[Dataset excerpts]
------------------------

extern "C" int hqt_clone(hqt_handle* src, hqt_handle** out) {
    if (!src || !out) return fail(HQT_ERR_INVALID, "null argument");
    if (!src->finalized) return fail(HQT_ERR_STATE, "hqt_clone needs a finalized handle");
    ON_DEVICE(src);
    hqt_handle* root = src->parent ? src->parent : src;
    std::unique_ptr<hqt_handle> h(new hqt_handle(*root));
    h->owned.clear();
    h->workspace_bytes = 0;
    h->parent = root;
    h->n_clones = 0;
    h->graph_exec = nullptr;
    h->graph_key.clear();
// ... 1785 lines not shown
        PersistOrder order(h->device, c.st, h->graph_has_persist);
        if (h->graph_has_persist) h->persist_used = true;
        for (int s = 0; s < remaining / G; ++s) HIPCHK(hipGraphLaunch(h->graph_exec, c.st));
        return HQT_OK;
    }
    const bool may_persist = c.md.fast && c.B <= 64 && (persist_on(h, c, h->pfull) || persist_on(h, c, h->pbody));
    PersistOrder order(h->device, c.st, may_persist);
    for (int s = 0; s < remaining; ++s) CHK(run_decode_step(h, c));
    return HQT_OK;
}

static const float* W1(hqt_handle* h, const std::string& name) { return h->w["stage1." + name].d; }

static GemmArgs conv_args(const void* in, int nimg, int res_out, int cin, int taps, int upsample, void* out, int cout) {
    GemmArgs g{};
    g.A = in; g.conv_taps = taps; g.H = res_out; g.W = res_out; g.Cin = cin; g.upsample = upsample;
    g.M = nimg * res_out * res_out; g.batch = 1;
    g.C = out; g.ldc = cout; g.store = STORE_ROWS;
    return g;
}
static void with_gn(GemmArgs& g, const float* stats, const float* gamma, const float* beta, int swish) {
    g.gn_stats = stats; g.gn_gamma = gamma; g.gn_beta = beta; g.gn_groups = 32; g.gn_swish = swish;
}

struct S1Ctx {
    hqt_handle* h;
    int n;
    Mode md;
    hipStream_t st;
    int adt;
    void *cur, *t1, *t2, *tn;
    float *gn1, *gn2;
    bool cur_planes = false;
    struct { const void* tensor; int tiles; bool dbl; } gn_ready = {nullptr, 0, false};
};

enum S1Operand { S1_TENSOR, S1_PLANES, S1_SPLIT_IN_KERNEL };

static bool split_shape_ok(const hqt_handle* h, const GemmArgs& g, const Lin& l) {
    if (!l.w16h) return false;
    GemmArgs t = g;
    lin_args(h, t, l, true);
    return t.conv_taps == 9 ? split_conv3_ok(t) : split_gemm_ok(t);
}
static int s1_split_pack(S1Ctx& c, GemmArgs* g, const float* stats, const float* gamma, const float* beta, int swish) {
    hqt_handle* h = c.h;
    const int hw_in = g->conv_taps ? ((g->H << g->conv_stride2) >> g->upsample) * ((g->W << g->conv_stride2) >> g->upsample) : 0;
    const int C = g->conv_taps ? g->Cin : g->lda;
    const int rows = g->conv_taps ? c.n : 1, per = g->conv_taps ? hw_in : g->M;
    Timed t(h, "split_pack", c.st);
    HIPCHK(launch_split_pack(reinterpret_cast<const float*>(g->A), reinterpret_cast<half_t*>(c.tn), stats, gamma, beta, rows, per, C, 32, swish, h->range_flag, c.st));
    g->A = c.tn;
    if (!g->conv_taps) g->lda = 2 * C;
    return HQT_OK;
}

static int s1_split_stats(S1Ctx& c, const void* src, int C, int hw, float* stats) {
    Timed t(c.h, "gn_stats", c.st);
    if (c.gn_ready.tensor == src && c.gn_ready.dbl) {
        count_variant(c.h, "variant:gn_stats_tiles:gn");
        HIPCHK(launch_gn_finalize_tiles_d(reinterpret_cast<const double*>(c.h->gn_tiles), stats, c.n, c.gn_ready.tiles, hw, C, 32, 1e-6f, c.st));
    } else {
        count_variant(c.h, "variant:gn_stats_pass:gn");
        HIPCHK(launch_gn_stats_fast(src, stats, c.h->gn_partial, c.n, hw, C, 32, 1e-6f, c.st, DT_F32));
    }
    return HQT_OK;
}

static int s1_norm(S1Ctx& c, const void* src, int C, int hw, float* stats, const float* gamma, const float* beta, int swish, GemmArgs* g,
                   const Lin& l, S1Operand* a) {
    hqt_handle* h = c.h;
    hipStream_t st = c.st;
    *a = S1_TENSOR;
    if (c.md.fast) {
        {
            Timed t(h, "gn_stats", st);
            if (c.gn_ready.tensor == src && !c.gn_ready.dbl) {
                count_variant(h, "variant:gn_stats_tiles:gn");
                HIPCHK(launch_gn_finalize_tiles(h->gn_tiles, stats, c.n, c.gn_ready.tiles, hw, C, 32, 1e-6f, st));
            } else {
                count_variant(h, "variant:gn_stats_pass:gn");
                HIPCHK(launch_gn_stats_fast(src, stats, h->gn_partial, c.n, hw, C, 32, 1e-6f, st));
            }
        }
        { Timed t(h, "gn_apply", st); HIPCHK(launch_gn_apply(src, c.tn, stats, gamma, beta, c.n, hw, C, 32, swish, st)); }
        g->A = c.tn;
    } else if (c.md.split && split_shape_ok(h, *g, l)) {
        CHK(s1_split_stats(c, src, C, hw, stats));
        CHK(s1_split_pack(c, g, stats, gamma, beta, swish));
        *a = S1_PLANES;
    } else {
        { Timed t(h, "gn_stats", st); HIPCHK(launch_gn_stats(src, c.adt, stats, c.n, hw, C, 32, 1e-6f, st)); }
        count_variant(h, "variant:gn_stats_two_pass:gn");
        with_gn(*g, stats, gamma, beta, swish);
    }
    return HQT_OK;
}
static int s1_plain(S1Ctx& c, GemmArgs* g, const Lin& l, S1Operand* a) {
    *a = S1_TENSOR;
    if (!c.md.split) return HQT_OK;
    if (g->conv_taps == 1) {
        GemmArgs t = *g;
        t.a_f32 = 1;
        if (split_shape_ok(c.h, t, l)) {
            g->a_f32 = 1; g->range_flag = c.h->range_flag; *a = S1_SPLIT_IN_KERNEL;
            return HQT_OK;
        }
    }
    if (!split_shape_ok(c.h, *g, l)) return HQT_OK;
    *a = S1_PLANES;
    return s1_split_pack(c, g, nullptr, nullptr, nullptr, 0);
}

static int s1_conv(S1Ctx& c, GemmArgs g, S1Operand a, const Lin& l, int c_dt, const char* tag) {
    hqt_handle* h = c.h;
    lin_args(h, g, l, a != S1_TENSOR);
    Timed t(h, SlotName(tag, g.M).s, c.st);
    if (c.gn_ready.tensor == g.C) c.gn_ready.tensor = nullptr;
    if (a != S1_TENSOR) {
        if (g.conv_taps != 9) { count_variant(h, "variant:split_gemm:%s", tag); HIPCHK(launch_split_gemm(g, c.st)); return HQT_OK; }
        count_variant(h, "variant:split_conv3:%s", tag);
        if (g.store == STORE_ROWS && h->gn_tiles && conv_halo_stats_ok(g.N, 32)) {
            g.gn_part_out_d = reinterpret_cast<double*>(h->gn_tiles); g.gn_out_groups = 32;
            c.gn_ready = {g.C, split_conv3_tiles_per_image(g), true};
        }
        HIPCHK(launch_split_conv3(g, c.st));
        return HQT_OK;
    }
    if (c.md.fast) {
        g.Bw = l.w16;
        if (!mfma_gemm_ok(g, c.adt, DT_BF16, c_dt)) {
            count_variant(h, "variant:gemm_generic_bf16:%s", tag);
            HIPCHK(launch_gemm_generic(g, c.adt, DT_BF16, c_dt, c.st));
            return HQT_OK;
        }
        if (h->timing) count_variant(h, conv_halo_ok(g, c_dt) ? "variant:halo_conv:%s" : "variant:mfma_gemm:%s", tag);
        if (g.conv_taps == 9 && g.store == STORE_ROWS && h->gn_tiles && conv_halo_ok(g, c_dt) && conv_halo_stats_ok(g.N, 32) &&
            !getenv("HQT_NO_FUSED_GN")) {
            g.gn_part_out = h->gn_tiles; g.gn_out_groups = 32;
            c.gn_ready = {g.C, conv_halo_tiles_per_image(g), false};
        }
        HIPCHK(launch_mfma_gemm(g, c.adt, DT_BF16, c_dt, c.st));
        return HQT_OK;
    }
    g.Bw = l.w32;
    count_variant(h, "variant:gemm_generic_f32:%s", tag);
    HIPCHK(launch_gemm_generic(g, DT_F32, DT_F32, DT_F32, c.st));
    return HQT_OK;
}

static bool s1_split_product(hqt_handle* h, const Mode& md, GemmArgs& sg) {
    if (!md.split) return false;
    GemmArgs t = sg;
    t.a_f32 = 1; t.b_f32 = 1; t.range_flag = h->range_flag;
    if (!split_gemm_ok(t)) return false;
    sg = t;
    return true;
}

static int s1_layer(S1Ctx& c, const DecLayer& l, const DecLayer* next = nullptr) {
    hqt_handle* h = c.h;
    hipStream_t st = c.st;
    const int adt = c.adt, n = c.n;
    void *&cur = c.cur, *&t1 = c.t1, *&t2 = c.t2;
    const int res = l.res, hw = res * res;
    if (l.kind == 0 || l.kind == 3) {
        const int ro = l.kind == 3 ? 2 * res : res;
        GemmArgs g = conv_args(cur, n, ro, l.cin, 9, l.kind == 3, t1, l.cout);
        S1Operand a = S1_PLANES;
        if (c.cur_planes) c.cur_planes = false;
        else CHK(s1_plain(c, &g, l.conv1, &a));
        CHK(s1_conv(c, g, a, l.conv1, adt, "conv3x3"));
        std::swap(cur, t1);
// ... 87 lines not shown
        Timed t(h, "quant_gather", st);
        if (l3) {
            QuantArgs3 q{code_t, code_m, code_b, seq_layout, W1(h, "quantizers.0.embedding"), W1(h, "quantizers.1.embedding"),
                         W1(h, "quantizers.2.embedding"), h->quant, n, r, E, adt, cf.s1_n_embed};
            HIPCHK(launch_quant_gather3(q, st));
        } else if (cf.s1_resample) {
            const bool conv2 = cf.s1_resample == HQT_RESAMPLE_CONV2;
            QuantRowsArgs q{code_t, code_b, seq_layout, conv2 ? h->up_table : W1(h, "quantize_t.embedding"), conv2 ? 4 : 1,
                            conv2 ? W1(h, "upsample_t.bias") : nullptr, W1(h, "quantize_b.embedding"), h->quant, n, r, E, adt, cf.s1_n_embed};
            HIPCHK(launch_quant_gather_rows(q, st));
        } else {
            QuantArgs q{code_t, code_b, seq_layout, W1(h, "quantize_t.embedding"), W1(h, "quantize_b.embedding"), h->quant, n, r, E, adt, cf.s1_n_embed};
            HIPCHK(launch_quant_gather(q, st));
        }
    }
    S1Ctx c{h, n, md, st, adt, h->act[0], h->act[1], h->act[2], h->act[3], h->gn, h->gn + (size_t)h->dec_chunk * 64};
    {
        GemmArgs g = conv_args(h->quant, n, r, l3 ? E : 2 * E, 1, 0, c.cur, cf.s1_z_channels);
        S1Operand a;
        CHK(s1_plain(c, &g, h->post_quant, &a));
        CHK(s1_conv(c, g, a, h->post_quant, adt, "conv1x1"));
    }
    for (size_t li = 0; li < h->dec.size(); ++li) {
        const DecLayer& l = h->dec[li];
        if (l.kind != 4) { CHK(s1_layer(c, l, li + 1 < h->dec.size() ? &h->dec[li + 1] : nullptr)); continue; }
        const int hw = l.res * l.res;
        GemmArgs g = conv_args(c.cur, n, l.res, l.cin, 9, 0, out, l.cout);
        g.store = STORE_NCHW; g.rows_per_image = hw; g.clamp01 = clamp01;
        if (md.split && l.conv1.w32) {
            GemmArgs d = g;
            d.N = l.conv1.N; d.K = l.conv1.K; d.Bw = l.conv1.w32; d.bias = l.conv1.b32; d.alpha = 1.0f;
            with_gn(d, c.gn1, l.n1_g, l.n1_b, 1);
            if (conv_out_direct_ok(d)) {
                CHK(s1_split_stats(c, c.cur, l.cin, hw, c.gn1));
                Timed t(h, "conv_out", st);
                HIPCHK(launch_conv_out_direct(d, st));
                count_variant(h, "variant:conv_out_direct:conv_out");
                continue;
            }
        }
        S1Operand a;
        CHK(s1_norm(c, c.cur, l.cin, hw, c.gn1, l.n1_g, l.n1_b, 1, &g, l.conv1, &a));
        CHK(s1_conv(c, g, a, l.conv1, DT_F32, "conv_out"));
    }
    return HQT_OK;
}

------------------------

Each line of the data that holds "bias" should be copied.

Written solution
                            conv2 ? W1(h, "upsample_t.bias") : nullptr, W1(h, "quantize_b.embedding"), h->quant, n, r, E, adt, cf.s1_n_embed};
            d.N = l.conv1.N; d.K = l.conv1.K; d.Bw = l.conv1.w32; d.bias = l.conv1.b32; d.alpha = 1.0f;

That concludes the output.